** Opening Material provided block **

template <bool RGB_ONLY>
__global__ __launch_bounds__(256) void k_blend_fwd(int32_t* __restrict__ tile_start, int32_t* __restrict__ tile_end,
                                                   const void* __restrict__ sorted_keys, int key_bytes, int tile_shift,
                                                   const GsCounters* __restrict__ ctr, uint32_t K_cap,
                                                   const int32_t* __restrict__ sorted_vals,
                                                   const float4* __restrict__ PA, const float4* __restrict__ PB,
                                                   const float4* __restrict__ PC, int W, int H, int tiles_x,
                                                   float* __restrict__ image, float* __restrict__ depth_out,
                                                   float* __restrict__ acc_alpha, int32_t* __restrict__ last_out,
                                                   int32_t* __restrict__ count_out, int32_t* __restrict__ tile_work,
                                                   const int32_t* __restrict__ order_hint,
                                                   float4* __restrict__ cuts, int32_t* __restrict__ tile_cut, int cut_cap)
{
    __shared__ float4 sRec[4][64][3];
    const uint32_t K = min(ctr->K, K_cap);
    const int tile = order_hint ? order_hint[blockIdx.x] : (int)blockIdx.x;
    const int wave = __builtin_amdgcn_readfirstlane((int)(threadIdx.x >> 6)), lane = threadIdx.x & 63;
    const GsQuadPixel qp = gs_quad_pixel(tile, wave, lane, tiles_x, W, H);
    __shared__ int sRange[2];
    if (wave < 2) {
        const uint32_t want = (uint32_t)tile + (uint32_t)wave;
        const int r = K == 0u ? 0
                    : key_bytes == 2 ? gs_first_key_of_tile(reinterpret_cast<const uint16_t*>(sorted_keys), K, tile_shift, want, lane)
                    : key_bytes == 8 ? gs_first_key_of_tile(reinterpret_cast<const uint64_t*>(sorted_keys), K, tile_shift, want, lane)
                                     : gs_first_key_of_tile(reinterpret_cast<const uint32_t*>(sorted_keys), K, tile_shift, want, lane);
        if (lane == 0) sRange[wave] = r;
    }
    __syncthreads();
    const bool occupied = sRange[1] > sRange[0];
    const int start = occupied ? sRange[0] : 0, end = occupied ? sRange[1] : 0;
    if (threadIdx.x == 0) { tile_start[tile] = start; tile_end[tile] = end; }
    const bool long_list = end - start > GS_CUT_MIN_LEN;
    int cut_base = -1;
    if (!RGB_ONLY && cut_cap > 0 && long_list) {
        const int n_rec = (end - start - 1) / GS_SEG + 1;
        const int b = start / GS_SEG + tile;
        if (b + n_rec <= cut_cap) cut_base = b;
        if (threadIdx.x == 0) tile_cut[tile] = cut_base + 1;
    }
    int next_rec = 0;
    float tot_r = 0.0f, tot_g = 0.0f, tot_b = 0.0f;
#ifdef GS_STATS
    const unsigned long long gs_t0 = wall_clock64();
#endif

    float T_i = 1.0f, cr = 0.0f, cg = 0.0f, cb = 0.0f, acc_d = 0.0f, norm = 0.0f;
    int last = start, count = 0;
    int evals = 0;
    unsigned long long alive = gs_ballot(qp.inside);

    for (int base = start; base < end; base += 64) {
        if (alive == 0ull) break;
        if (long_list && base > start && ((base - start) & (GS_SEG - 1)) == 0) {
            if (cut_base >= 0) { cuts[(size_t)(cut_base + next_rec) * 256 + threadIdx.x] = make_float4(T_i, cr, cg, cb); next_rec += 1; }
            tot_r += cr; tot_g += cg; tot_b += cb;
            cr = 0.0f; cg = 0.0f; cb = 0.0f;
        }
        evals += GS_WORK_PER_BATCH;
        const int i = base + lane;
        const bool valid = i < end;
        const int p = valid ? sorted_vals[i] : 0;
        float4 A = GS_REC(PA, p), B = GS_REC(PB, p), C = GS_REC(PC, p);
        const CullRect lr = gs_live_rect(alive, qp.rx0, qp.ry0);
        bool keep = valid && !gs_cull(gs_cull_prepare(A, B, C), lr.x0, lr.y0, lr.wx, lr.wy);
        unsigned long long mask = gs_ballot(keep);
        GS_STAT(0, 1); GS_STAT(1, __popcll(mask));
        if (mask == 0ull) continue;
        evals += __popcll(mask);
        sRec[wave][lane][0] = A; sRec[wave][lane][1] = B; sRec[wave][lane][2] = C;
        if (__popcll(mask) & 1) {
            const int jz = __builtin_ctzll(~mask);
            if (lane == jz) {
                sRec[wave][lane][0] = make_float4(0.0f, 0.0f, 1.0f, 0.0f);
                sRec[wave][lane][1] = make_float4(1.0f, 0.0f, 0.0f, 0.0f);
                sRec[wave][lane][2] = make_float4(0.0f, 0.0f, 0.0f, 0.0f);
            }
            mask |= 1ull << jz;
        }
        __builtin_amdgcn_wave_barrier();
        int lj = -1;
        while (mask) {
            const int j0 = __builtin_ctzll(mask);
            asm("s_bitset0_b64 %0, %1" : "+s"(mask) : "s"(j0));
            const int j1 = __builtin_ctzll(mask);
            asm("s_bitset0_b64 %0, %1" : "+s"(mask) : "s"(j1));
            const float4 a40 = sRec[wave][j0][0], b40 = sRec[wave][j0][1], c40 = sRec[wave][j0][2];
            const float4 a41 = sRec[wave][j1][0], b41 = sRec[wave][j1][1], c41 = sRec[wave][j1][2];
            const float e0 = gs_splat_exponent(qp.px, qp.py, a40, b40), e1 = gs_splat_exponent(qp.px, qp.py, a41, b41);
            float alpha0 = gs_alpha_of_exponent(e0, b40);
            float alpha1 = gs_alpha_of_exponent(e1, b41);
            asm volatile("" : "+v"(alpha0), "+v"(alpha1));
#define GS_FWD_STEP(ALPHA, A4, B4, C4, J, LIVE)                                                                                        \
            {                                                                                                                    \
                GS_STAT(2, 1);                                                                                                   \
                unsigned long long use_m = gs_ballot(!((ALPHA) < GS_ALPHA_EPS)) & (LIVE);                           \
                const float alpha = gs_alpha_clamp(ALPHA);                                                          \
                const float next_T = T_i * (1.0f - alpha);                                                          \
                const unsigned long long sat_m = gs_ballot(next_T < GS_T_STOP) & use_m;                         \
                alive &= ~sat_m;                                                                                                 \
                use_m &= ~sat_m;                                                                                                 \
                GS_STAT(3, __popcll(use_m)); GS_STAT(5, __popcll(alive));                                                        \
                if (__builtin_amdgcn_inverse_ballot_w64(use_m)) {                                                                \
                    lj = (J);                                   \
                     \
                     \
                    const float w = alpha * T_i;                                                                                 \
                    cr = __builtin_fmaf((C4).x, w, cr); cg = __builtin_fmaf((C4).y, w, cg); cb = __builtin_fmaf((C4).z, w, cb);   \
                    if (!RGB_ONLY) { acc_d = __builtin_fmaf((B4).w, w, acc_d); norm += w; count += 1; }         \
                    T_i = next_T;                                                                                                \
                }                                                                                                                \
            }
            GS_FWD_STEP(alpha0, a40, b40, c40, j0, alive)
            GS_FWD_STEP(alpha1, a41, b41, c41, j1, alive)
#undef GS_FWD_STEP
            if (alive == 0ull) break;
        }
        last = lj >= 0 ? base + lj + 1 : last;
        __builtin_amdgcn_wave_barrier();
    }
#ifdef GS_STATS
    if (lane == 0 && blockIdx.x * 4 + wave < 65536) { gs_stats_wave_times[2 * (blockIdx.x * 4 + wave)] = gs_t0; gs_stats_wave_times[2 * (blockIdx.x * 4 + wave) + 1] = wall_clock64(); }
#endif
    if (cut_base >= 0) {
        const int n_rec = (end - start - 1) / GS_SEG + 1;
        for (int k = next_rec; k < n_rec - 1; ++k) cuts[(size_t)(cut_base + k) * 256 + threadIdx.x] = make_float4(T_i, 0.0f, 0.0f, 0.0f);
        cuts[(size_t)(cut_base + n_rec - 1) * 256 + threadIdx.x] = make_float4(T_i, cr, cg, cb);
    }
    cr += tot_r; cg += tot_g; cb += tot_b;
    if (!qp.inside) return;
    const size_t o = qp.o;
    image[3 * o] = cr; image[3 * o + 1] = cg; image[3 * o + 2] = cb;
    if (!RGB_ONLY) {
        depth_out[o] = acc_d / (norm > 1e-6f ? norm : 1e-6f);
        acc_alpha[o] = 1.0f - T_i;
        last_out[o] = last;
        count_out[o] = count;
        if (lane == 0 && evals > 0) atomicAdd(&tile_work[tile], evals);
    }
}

** Closing Material provided block **

All lines above from the line with "cr = __builtin_fmaf((C4).x, w, cr);" through the line with "w, acc_d); norm", both included, are to be set down exactly, with nothing else.

_The completed task_
                    cr = __builtin_fmaf((C4).x, w, cr); cg = __builtin_fmaf((C4).y, w, cg); cb = __builtin_fmaf((C4).z, w, cb);   \
                    if (!RGB_ONLY) { acc_d = __builtin_fmaf((B4).w, w, acc_d); norm += w; count += 1; }         \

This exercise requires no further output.